Ça me fait mal de penser à elle, et, en même temps, je me sens proche d'elle. Je voudrais presque être comme elle, être elle. Je veux toucher avec ma propre chair celle du Braconnier, même à travers elle. Je prends le bébé dans mes bras, le câline, le chatouille. Je joue à la petite femme du Braconnier, je me force à aimer la puanteur moite de la caravane, le poupon baveux, la pisse de chat, les gosses qui braillent, le plancher dégueulasse, le lit défait, les draps gris de crasse, le bordel ambiant ...

Le Braconnier n'est pas encore rentré et on l'attend dans la chaleur exagérée du poêle à mazout. La femme du Braconnier s'est rallumé une clope et reprend le bébé, qui toussote sous les volutes de sa mère. Je lui souris bêtement et elle me fixe à travers la fumée, défiante. Elle sent sur moi l'odeur de son homme, ne semble pas s'en inquiéter, plutôt se moquer. J'ai honte et je me sens rougir, je voudrais partir.

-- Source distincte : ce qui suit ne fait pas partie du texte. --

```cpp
#ifndef ZB_EMU
#define ZB_MF_THREADS 1024
__global__ void __launch_bounds__(ZB_MF_THREADS) zb_mf_scan_k(const ZbTileDesc *td, int first, const uint32_t *unit_words, const uint32_t *unit_cnt, uint32_t *queues, size_t qstride,
                                                              size_t stride, uint32_t *qcnt, zb_match_t *mt, uint16_t *gl, uint16_t *go, const uint32_t *wbs, uint32_t tile_main,
                                                              int ts_min, int ts_mul) {
   extern __shared__ __align__(16) uint32_t zb_smw[];
   __shared__ uint32_t next_m, nq, wcnt[32], wtail[32];
   const int k = blockIdx.x;
   const ZbTileDesc t = td[first + k];
   const uint32_t nlook = t.m0 - t.lo, nmain = t.hi - t.m0;
   uint32_t *words = zb_smw + 1;
   uint16_t *rom = (uint16_t *)(zb_smw + stride + 2);
   uint32_t *queue = queues + (size_t)k * qstride;
   int n = 0;
   {
      const uint32_t *src = unit_words + t.src_base;
      const uint32_t nsrc = unit_cnt[t.src_cnt_idx];
      const uint32_t lo_rel = t.lo - t.src_lo, span = t.hi - t.lo;
      const int lane = threadIdx.x & 31, warp = threadIdx.x >> 5;
      const uint32_t lt = (1u << lane) - 1u;
      uint32_t count = 0, carry = 0x1ffu;
      uint32_t wn[4];
#pragma unroll
      for (int j = 0; j < 4; j++) { const uint32_t r = (uint32_t)j * ZB_MF_THREADS + threadIdx.x; wn[j] = r < nsrc ? __ldg(src + r) : 0u; }
      for (uint32_t g0 = 0; g0 < nsrc; g0 += 4 * ZB_MF_THREADS) {
      uint32_t wc[4];
#pragma unroll
      for (int j = 0; j < 4; j++) { wc[j] = wn[j]; const uint32_t r = g0 + (uint32_t)(4 + j) * ZB_MF_THREADS + threadIdx.x; wn[j] = r < nsrc ? __ldg(src + r) : 0u; }
#pragma unroll
      for (int j = 0; j < 4; j++) {
         const uint32_t r0 = g0 + (uint32_t)j * ZB_MF_THREADS;
         if (r0 >= nsrc) break;
         const uint32_t r = r0 + threadIdx.x;
         const bool valid = r < nsrc;
         const uint32_t w = wc[j];
         const uint32_t pos = (w & ZB_POS_MASK) - lo_rel;
         uint32_t v = valid ? ((w >> ZB_POS_BITS) & 0x1ffu) : 0x1ffu;
         const bool keep = valid && pos < span;
         const uint32_t kmask = __ballot_sync(0xffffffffu, keep);
         const uint32_t below = kmask & lt;
         const int start = below ? (32 - __clz((int)below)) : 0;
#pragma unroll
         for (int d = 1; d < 32; d <<= 1) {
            const uint32_t o = __shfl_up_sync(0xffffffffu, v, d);
            if (lane >= start + d) v = min(v, o);
         }
         const uint32_t v31 = __shfl_sync(0xffffffffu, v, 31);
         if (lane == 0) { wcnt[warp] = __popc(kmask); wtail[warp] = ((kmask >> 31) ? 0x1ffu : v31) | (kmask ? 0x10000u : 0u); }
         __syncthreads();
         const uint32_t cx = wcnt[lane], tx = wtail[lane];
         uint32_t inc = cx;
#pragma unroll
         for (int d = 1; d < 32; d <<= 1) { const uint32_t o = __shfl_up_sync(0xffffffffu, inc, d); if (lane >= d) inc += o; }
         const uint32_t prefix = __shfl_sync(0xffffffffu, inc - cx, warp), total = __shfl_sync(0xffffffffu, inc, 31);
         const uint32_t hasmask = __ballot_sync(0xffffffffu, (tx >> 16) & 1u);
         const uint32_t hb = hasmask & ((1u << warp) - 1u);
         const int lo_u = hb ? 31 - __clz((int)hb) : 0;
         uint32_t cin = __reduce_min_sync(0xffffffffu, (lane >= lo_u && lane < warp) ? (tx & 0xffffu) : 0x1ffu);
         if (!hb) cin = min(cin, carry);
         const int lo_2 = hasmask ? 31 - __clz((int)hasmask) : 0;
         uint32_t cnew = __reduce_min_sync(0xffffffffu, lane >= lo_2 ? (tx & 0xffffu) : 0x1ffu);
         if (!hasmask) cnew = min(cnew, carry);
         if (start == 0) v = min(v, cin);
         if (keep) {
            const uint32_t at = count + prefix + __popc(below);
            words[at] = pos | (v << ZB_POS_BITS);
            if (pos >= nlook) rom[pos - nlook] = (uint16_t)at;
         }
         count += total; carry = cnew;
         __syncthreads();
      }
      }
      n = (int)count;
   }
   if (threadIdx.x == 0) { next_m = 0; nq = 0; zb_smw[0] = 0; words[n] = 0; }
   __syncthreads();
   const uint32_t gbase = wbs[t.win];
   const int lane = threadIdx.x & 31;
   bool busy = false, drained = false, moved = false;
   uint32_t m = 0, lL = 0, lR = 0, lvl = 0, maxlen = 0, rec0 = 0, rec1 = 0;
   int i = 0, L = 0, R = 0, best = -1, nm = 0, steps = 0, gap = 0, thr = 0;
   uint32_t *dst = 0;
#define ZB_MF_EMIT(v_) do { uint32_t v__ = (v_); if ((v__ & 0xffffu) > maxlen) v__ = (v__ & 0xffff0000u) | maxlen; \
      if (nm == 0) rec0 = v__; else if (nm == 1) rec1 = v__; else dst[nm] = v__; nm++; } while (0)
   for (;;) {
      {
         const uint32_t need = __ballot_sync(0xffffffffu, !busy && !drained);
         if (need) {
            uint32_t base = 0;
            if (lane == __ffs((int)need) - 1) base = atomicAdd(&next_m, (uint32_t)__popc(need));
            base = __shfl_sync(0xffffffffu, base, __ffs((int)need) - 1);
            if (!busy && !drained) {
               m = base + (uint32_t)__popc(need & ((1u << lane) - 1u));
               if (m >= nmain) drained = true;
               else {
                  busy = true;
                  const int r = (int)rom[m];
                  i = (int)(nlook + m);
                  L = r - 1; R = r + 1;
                  lL = words[r] >> ZB_POS_BITS;
                  lR = words[R] >> ZB_POS_BITS;
                  best = (i > ZB_MAX_OFFSET ? i - ZB_MAX_OFFSET : 0) - 1;
                  nm = 0; lvl = 0; moved = false; steps = 0; rec0 = 0; rec1 = 0;
                  gap = i - 1 - best; thr = 0;
                  maxlen = t.wlen - (t.m0 + m);
                  dst = (uint32_t *)(mt + ((size_t)(gbase + t.m0 + m) << 3));
               }
            }
         }
      }
      if (__all_sync(0xffffffffu, !busy)) break;
      bool fin = false;
      if (busy) {
#pragma unroll 1
         for (int step = 0; step < 8; step++) {
            const uint32_t l = lL > lR ? lL : lR;
            if (l < lvl && moved) {
               ZB_MF_EMIT(lvl | ((uint32_t)(i - best) << 16));
               moved = false;
               if (nm == ZB_NMATCH) { fin = true; break; }
            }
            if (l < ZB_MIN_MATCH) { fin = true; break; }
            if (steps >= ts_min && gap <= thr) {
               const uint32_t at = atomicAdd(&nq, 1u);
               if (nm == 1) dst[0] = rec0; else if (nm >= 2) *(uint2 *)dst = make_uint2(rec0, rec1);
               queue[3 * at] = m | ((uint32_t)nm << 14) | ((moved ? 1u : 0u) << 18) | (lvl << 19);
               queue[3 * at + 1] = l | ((uint32_t)(i - 1 - best) << 9);
               queue[3 * at + 2] = rec0;
               busy = false;
               break;
            }
            lvl = l; steps++; thr += ts_mul;
            const bool goL = lL > lR || (lL == lR && (steps & 1));
            const int at = goL ? L : R;
            const uint32_t w = words[at], w2 = words[at + 1];
            const uint32_t wl = (goL ? w : w2) >> ZB_POS_BITS;
            L -= goL ? 1 : 0; R += goL ? 0 : 1;
            const uint32_t side = goL ? lL : lR;
            const uint32_t nl = wl < side ? wl : side;
            lL = goL ? nl : lL; lR = goL ? lR : nl;
            const int p = (int)(w & ZB_POS_MASK);
            if (p < i && p > best) {
               best = p; moved = true;
               if (best == i - 1) { ZB_MF_EMIT(lvl | (1u << 16)); fin = true; break; }
               gap = i - 1 - best;
            }
         }
      }
      if (fin) {
         *(uint2 *)dst = make_uint2(rec0, nm >= 2 ? rec1 : 0u);
         if (nm <= 2) { *(uint2 *)(dst + 2) = make_uint2(0u, 0u); *(uint4 *)(dst + 4) = make_uint4(0u, 0u, 0u, 0u); }
         else for (int z = nm; z < ZB_NMATCH; z++) dst[z] = 0u;
         const uint32_t p = t.m0 + m;
         const uint32_t l0 = rec0 & 0xffffu;
         gl[gbase + p] = l0 >= ZB_MIN_MATCH ? (uint16_t)l0 : (uint16_t)1;
         go[gbase + p] = l0 >= ZB_MIN_MATCH ? (uint16_t)(rec0 >> 16) : (uint16_t)0;
         busy = false;
      }
   }
#undef ZB_MF_EMIT
   __syncthreads();
   if (threadIdx.x == 0) qcnt[k] = nq;
}

#define ZB_MT_THREADS 512
__global__ void __launch_bounds__(ZB_MT_THREADS) zb_mf_text_k(const ZbTileDesc *td, int first, const uint32_t *lists, size_t stride, const uint32_t *qcnt,
                                                              zb_match_t *mt, uint16_t *gl, uint16_t *go, const uint32_t *wbs, const ZbWinDesc *wd, const uint8_t *T) {
   extern __shared__ __align__(16) uint32_t zb_smw[];
   __shared__ uint32_t next_q;
   __shared__ __align__(8) uint64_t txt_bar;
   const int k = blockIdx.x;
   const uint32_t nq = qcnt[k];
   if (nq == 0) return;
   const ZbTileDesc t = td[first + k];
   const uint32_t nlook = t.m0 - t.lo;
   const uint32_t *queue = lists + (size_t)k * stride;
   const uint8_t *tsrc = T + wd[t.win].in_off + t.lo;
   const uint32_t delta = (uint32_t)((uintptr_t)tsrc & 15u);
   uint8_t *txt = (uint8_t *)zb_smw;
   {
      uint32_t ntxt = t.hi - t.lo + ZB_MAX_MATCH;
      if (ntxt > t.wlen - t.lo) ntxt = t.wlen - t.lo;
      uint32_t head = (16u - delta) & 15u; if (head > ntxt) head = ntxt;
      const uint32_t bulk = (ntxt - head) & ~15u;
      const uint32_t bar = (uint32_t)__cvta_generic_to_shared(&txt_bar);
      if (threadIdx.x == 0) {
         asm volatile("mbarrier.init.shared::cta.b64 [%0], 1;" :: "r"(bar));
         asm volatile("fence.proxy.async.shared::cta;" ::: "memory");
         if (bulk) {
            asm volatile("mbarrier.arrive.expect_tx.shared::cta.b64 _, [%0], %1;" :: "r"(bar), "r"(bulk) : "memory");
            asm volatile("cp.async.bulk.shared::cluster.global.mbarrier::complete_tx::bytes [%0], [%1], %2, [%3];"
                         :: "r"((uint32_t)__cvta_generic_to_shared(txt + delta + head)), "l"(tsrc + head), "r"(bulk), "r"(bar) : "memory");
         }
      }
      for (uint32_t e = threadIdx.x; e < head; e += blockDim.x) txt[delta + e] = tsrc[e];
      for (uint32_t e = head + bulk + threadIdx.x; e < ntxt; e += blockDim.x) txt[delta + e] = tsrc[e];
      __syncthreads();
      if (bulk) {
         uint32_t ok = 0;
         while (!ok) asm volatile("{ .reg .pred p; mbarrier.try_wait.parity.shared::cta.b64 p, [%1], 0; selp.u32 %0, 1, 0, p; }" : "=r"(ok) : "r"(bar) : "memory");
      }
   }
   if (threadIdx.x == 0) next_q = 0;
   __syncthreads();
   const uint32_t gbase = wbs[t.win];
   const int lane = threadIdx.x & 31;
   for (;;) {
      uint32_t e0 = 0;
      if (lane == 0) e0 = atomicAdd(&next_q, 32u);
      e0 = __shfl_sync(0xffffffffu, e0, 0);
      if (e0 >= nq) break;
// ... 2436 lines not shown
```

Baseline: 1461.

## Fuse SA group detection and locally resolve small buckets with extra key bytes

Replaces the head-mark, inclusive-max scan and rank kernels after the initial suffix-array radix sort with a single kernel. Each element finds its group head by exponential plus binary search. Groups smaller than 32 are refined in place by comparing the next 8 bytes of text plus a length tiebreak, so singletons settle without prefix-doubling rounds. This removes one scan and two launches and cuts the number of active suffixes entering the doubling loop. In exchange it adds per-thread serial searches and quadratic work within small groups, and exact ranks depend on the tie-break logic being correct.

Result: faster. 1506, median of 6 (+3.1%).

```diff
diff --git a/zultra_b200/csrc/zb_pipeline.h b/zultra_b200/csrc/zb_pipeline.h
--- a/zultra_b200/csrc/zb_pipeline.h
+++ b/zultra_b200/csrc/zb_pipeline.h
@@ -235,6 +235,26 @@
    }
 }
 
+#define ZB_SA_LOCAL 32
+
+ZB_HD void zb_sa_key(const uint8_t *t, uint32_t i, uint32_t len, uint32_t d, uint64_t &w, uint32_t &tl) {
+   const uint32_t rem = len - i;
+   tl = rem < d + 9 ? rem : d + 9;
+#ifdef __CUDA_ARCH__
+   if ((uint64_t)i + d + 12 <= len) {
+      const uintptr_t a = (uintptr_t)(t + i + d);
+      const uint32_t *pa = (const uint32_t *)(a & ~(uintptr_t)3);
+      const uint32_t sh = (uint32_t)(a & 3) << 3;
+      const uint32_t x0 = __funnelshift_r(pa[0], pa[1], sh), x1 = __funnelshift_r(pa[1], pa[2], sh);
+      w = ((uint64_t)__byte_perm(x0, 0, 0x0123) << 32) | __byte_perm(x1, 0, 0x0123);
+      return;
+   }
+#endif
+   uint64_t x = 0;
+   for (uint32_t b = 0; b < 8; b++) x = (x << 8) | ((uint64_t)i + d + b < len ? t[i + d + b] : 0u);
+   w = x;
+}
+
 inline void ZbPipe::stage_sa() {
    const long n = P;
    keyA.need(n); keyB.need(n); valA.need(n); valB.need(n); rank.need(n); sa.need(n); actA.need(n); actB.need(n); tmpA.need(n + 1); tmpB.need(n + 1);
@@ -261,14 +281,35 @@
    }, 256);
    zb_sort_pairs(st, keyA.p, valA.p, keyB.p, valB.p, n, 0, 8 * nbytes + wb, scratch.p);
    uint32_t *head = tmpA.p, *grp = tmpB.p, *rk = rank.p, *SA = sa.p, *act = actA.p, *act2 = actB.p, *cnt = counters.p;
-   zb_launch(st, n, ZB_LAMBDA(long j) { head[j] = (j == 0 || kA[j] != kA[j - 1]) ? (uint32_t)j : 0u; SA[j] = vA[j]; }, 256);
-   zb_inclusive_max(st, head, grp, n, scratch.p);
-   zb_launch(st, n, ZB_LAMBDA(long j) {
-      const uint32_t gj = grp[j];
-      rk[vA[j]] = gj;
-      bool is_head = gj == (uint32_t)j;
-      bool next_head = (j + 1 == n) || grp[j + 1] == (uint32_t)(j + 1);
-      head[j] = (is_head && next_head) ? 0u : 1u;
+   const int kbits = 8 * nbytes;
+   zb_tag("sa_group");
+   zb_launch(st, n, ZB_LAMBDA(long jl) {
+      const uint32_t j = (uint32_t)jl;
+      const uint64_t key = kA[j];
+      uint32_t gh = j, step = 1;
+      while (gh >= step && kA[gh - step] == key) { gh -= step; step <<= 1; }
+      long lo = gh >= step ? (long)(gh - step) : -1L;
+      while ((long)gh - lo > 1) { const uint32_t mid = (uint32_t)((lo + (long)gh) >> 1); if (kA[mid] == key) gh = mid; else lo = mid; }
+      const uint32_t g = vA[j];
+      if ((long)gh + ZB_SA_LOCAL < n && kA[gh + ZB_SA_LOCAL] == key) { SA[j] = g; rk[g] = gh; head[j] = 1u; return; }
+      uint32_t ge = j + 1;
+      while ((long)ge < n && kA[ge] == key) ge++;
+      if (ge - gh == 1) { SA[j] = g; rk[g] = j; head[j] = 0u; return; }
+      const int w = (int)(key >> kbits);
+      const uint32_t base = wbs[w], len = wd[w].len;
+      const uint8_t *t = T + wd[w].in_off;
+      uint64_t kw; uint32_t kt;
+      zb_sa_key(t, g - base, len, (uint32_t)nbytes, kw, kt);
+      uint32_t less = 0, eq_before = 0, eq = 0;
+      for (uint32_t y = gh; y < ge; y++) {
+         if (y == j) continue;
+         uint64_t yw; uint32_t yt;
+         zb_sa_key(t, vA[y] - base, len, (uint32_t)nbytes, yw, yt);
+         if (yw < kw || (yw == kw && yt < kt)) less++;
+         else if (yw == kw && yt == kt) { eq++; if (y < j) eq_before++; }
+      }
+      const uint32_t p = gh + less + eq_before;
+      SA[p] = g; rk[g] = gh + less; head[p] = eq ? 1u : 0u;
    }, 256);
    zb_exclusive_sum(st, head, grp, n, cnt, scratch.p);
    zb_launch(st, n, ZB_LAMBDA(long j) { if (head[j]) act[grp[j]] = (uint32_t)j; }, 256);
```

Le Braconnier entre alors et mon cœur manque un battement. Je sens mes joues prêtes à exploser, cuisantes, mais il me sourit, énigmatiquement il me semble. Puis il voit son chien et court vers lui, le retrouve. À genoux près de la bête, il lui caresse doucement la tête, lui parle tout bas, lui soulève une oreille et la lisse dans sa paume ouverte et accueillante. Je ne l'ai jamais vu aussi tendre, aussi doux, aussi humain, et, la chose fera sûrement sourire, il m'émeut. Je le re-aime, là, au sein de son taudis et devant sa famille, c'est lamentable mais c'est comme ça.

Le Vieux échange quelques mots avec le Braconnier, qui est rassuré de savoir que son fidèle compagnon est tiré d'affaire. Avant de nous laisser sortir de chez lui, il me lance un regard long comme un poignard et qui me va droit au cœur, en passant par ma vulve huileuse. Dans ses yeux, je crois bien lire une certaine gratitude, point méritée et irrationnelle, mais néanmoins présente, et je comprends. Dans son esprit il m'associe désormais au sauvetage laborieux de son chien, de son seul trésor on pourrait dire, et peu importe ma participation à l'acte, c'est vers moi que son désir de justice s'élance, et je crois que s'il m'a aimée un peu, c'est à cette seconde précise.

Peu de temps après, nous reprîmes nos ébats, avec plus de ferveur que jamais. Il me touchait longuement, m'embrassait voracement, me caressait plus. Il me faisait l'amour en murmurant presque, en gémissant beaucoup. Il semblait avoir désormais du mal à me laisser partir, me retenant dans sa bouche, ses mains avides dans mon soutien-gorge et ma culotte. Moi, j'explosais de bonheur, je jouissais en cascade, comme une cataracte d'eau pure et bleutée. Mais l'été s'en venait.